Sleeping on your mother’s couch is not what it’s cracked up to be. Especially if you are a middle-aged man. This is why getting a job is a great idea. With a job you can buy your own couch, have it delivered to your own house and sleep on it on your own time (just make sure you wake up early enough to get to work).
Having your own couch in your own house has other perks, too. You won’t embarrass your mother when you kiss your girlfriend on the cheek. You can sit on the arm rest with your shoes on the cushion (eating saucy kung pao chicken with chopsticks no less) without a fuss. And you can drool like a mad man (or woman) while you sleep–and never clean it up.
None of this could happen, however, if you didn’t have a job.
Sounds simple enough, right? Get a job. But it’s not. Getting a job is hard. Getting a job that you love is even harder. And if you are a dreamer/loafer like me then getting a great job you love is like the absolute hardest thing to do in the entire universe.

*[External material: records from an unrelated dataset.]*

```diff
@@ -161,7 +275,9 @@
                            dy.options().dtype(torch::kFloat32));
   auto stream = c10::hip::getCurrentHIPStream().stream();
   dim3 grid(splitk, tiles);
-  hipLaunchKernelGGL(wgrad_kernel<TILE>, grid, dim3(2 * TILE), 0, stream,
+  const bool glds = regstage.has_value() ? !*regstage : kGldsDefault<TILE>;
+  auto kernel = glds ? wgrad_kernel<TILE, true> : wgrad_kernel<TILE, false>;
+  hipLaunchKernelGGL(kernel, grid, dim3(2 * TILE), 0, stream,
                      reinterpret_cast<unsigned short*>(dy.data_ptr()),
                      reinterpret_cast<unsigned short*>(x.data_ptr()),
                      part.data_ptr<float>(), B, N, M, chunk);
@@ -171,11 +287,32 @@
 }
 
 torch::Tensor wgrad_nt128(torch::Tensor dy, torch::Tensor x,
-                          int64_t splitk, bool out_bf16) {
-  return wgrad_launch<128>(dy, x, splitk, out_bf16);
+                          int64_t splitk, bool out_bf16,
+                          c10::optional<bool> regstage) {
+  return wgrad_launch<128>(dy, x, splitk, out_bf16, regstage);
 }
 
 torch::Tensor wgrad_nt256(torch::Tensor dy, torch::Tensor x,
-                          int64_t splitk, bool out_bf16) {
-  return wgrad_launch<256>(dy, x, splitk, out_bf16);
-}
+                          int64_t splitk, bool out_bf16,
+                          c10::optional<bool> regstage) {
+  return wgrad_launch<256>(dy, x, splitk, out_bf16, regstage);
+}
+
+py::dict wgrad_glds_layout() {
+  py::dict d;
+  d["bk"] = WG_BK;
+  d["img_cols"] = WG_IMG_COLS;
+  d["img_bytes"] = WG_IMG_BYTES;
+  d["fill_rows"] = WG_FILL_ROWS;
+  d["fills_per_wave"] = WG_FILLS_PER_WAVE;
+  d["buffers"] = 2;
+  py::list off;
+  for (int row = 0; row < WG_BK; ++row)
+    for (int ch = 0; ch < 16; ++ch) off.append(lds_off_tr(row, ch));
+  d["off"] = off;
+  py::dict def;
+  def[py::int_(128)] = kGldsDefault<128>;
+  def[py::int_(256)] = kGldsDefault<256>;
+  d["glds_default"] = def;
+  return d;
+}
```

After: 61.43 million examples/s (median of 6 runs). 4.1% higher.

See why I loved my mother’s couch so much?
It’s not an utterly helpless situation, though. In the last twenty years or so I’ve managed to get a job and do all sorts of other neat things with my career. And if I can do it, then I’m confident you can, too.
So, from loafer-to-loafer, let me tell you about some of those neat little things I did to get people to give me money–and hopefully I can encourage you to get off your mother’s couch and behind a desk or the wheel of an excavator or something useful like that.
And by the way, workaholics need not apply. (Literally! Har har! I kill me!)
The first time I met Peter Hut was in a swank, open-air lounge where the concrete floor shone from a glossy finish. Peter draped himself over one of the three black faux leather couches and complained about how cold the place was.